Collected data entries:
diff --git a/minimal_volumetric_path_tracer_amd/csrc/vpt_host.cpp b/minimal_volumetric_path_tracer_amd/csrc/vpt_host.cpp
--- a/minimal_volumetric_path_tracer_amd/csrc/vpt_host.cpp
+++ b/minimal_volumetric_path_tracer_amd/csrc/vpt_host.cpp
@@ -42,7 +42,25 @@
     return VPT_OK;
 }
 
+void vpt_int_cam_table(const double* o, const double* centre, size_t stride, int n, double (*oc)[4])
+{
+    for (int i = 0; i < n; ++i, centre += stride) {
+        const double ocx = o[0] - centre[0], ocy = o[1] - centre[1], ocz = o[2] - centre[2];
+        oc[i][0] = ocx;
+        oc[i][1] = ocy;
+        oc[i][2] = ocz;
+        oc[i][3] = ocx * ocx + ocy * ocy + ocz * ocz;
+    }
+}
+
 extern "C" {
+
+int vpt_debug_cam_table(const vpt_sphere* spheres, int n, const double* o, double* out)
+{
+    if (!spheres || !o || !out || n < 0 || n > VPT_MAX_SPHERES) return vpt_fail(VPT_E_INVALID, "vpt_debug_cam_table: bad arguments");
+    vpt_int_cam_table(o, spheres[0].p, sizeof(vpt_sphere) / sizeof(double), n, (double (*)[4])out);
+    return VPT_OK;
+}
 
 const char* vpt_last_error(void) { return g_err.c_str(); }
 int vpt_abi_version(void) { return VPT_ABI_VERSION; }
diff --git a/minimal_volumetric_path_tracer_amd/csrc/vpt_internal.h b/minimal_volumetric_path_tracer_amd/csrc/vpt_internal.h
--- a/minimal_volumetric_path_tracer_amd/csrc/vpt_internal.h
+++ b/minimal_volumetric_path_tracer_amd/csrc/vpt_internal.h
@@ -1,5 +1,7 @@
 #ifndef VPT_INTERNAL_H
 #define VPT_INTERNAL_H
+
+#include <stddef.h>
 
 #include "../../include/vpt.h"
 
@@ -13,6 +15,8 @@
 int vpt_int_pool_pass(vpt_context* ctx, const vpt_params* p, int C, int k0, int k1, const unsigned* d_tiles,
                       unsigned n_tiles, double* d_partials, unsigned* d_queue);
 
+void vpt_int_cam_table(const double* o, const double* centre, size_t stride, int n, double (*oc)[4]);
+
 int vpt_int_grid_check(const vpt_grid_desc* desc, const float* density, const char* who);
 
 #endif
diff --git a/minimal_volumetric_path_tracer_amd/csrc/vpt_kernels.hip b/minimal_volumetric_path_tracer_amd/csrc/vpt_kernels.hip
--- a/minimal_volumetric_path_tracer_amd/csrc/vpt_kernels.hip
+++ b/minimal_volumetric_path_tracer_amd/csrc/vpt_kernels.hip
@@ -149,6 +149,13 @@
     }
     case 21: r = vm_sqrt_isect(a); break;
     case 22: r = vm_sqrt_isect_z(a); break;
+    case 23: {
+        gm_log_pair lp = gm_log_pair_of(a);
+        vpt_opaque(lp.invc);
+        vpt_opaque(lp.logc);
+        r = gm_log_finish(a, lp);
+        break;
+    }
     default: r = a / b; break;
     }
     out[i] = r;
@@ -481,6 +488,8 @@
     Q.queue = queue;
     Q.guard = ctx->d_guard;
     Q.guard_bias = ctx->guard_bias;
+    memset(Q.cam_oc, 0, sizeof Q.cam_oc);
+    vpt_int_cam_table(K.o, &ctx->h_scene.geo[0].px, sizeof(GeoSphere) / sizeof(double), ctx->h_scene.n, Q.cam_oc);
     const Medium m = medium_of(K);
     constexpr bool HAS_TILES = EST <= 1;
     const bool tiles = Q.tile_map != nullptr;
diff --git a/minimal_volumetric_path_tracer_amd/csrc/vpt_pool.h b/minimal_volumetric_path_tracer_amd/csrc/vpt_pool.h
--- a/minimal_volumetric_path_tracer_amd/csrc/vpt_pool.h
+++ b/minimal_volumetric_path_tracer_amd/csrc/vpt_pool.h
@@ -102,7 +102,9 @@
     unsigned* guard;
     unsigned guard_bias;
     const unsigned* tile_map;
+    double cam_oc[VPT_MAX_SPHERES][4];
 };
+static_assert(sizeof(PoolParams) + sizeof(Medium) + 3 * sizeof(void*) <= 4096, "pool_kernel's arguments: at most 4 KB");
 
 #ifndef VPT_P_KARG
 #define VPT_P_KARG 1
@@ -453,27 +455,42 @@
             vpt_sink(s2.X);
         }
 #endif
-        const int ev = decide<EST>(S, smp, t.p, t.e, m);
+        constexpr bool CAM = kill_predicted_est<EST>() && !COUNT;
+        const bool cam = CAM && __ballot(!fresh) == 0;
+#if VPT_SECTIONS
+        if (__ballot(!fresh) == 0) sect_add(SECT_A_ALLFRESH, sect_now());
+#endif
+        constexpr bool HOIST = EST == 0 || EST == 2;
+        uint64_t w_emitter = 0, w_point = 0, w_skey1 = 0, w_skey2 = 0, w_kpa = 0, w_kpc = 0;
+        if constexpr (HOIST) {
+            w_emitter = S->m_emitter, w_point = S->m_point, w_skey1 = S->m_skey1, w_skey2 = S->m_skey2;
+            w_kpa = S->kp_sa, w_kpc = S->kp_sc;
+            __asm__ volatile("" : "+s"(w_emitter), "+s"(w_point), "+s"(w_skey1), "+s"(w_skey2), "+s"(w_kpa), "+s"(w_kpc));
+        }
+        const int ev = decide<EST, COUNT, true>(S, smp, t.p, t.e, m, cam, P.cam_oc, w_emitter);
+        SECT_BEGIN(cl);
         t.X = smp.X;
         if (ev == EV_END) {
             t.acc = add(t.p.L, t.acc);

» What the task requires: Copy the lines of the entries above that mention "case".

» Solution for this problem:
     case 21: r = vm_sqrt_isect(a); break;
     case 22: r = vm_sqrt_isect_z(a); break;
+    case 23: {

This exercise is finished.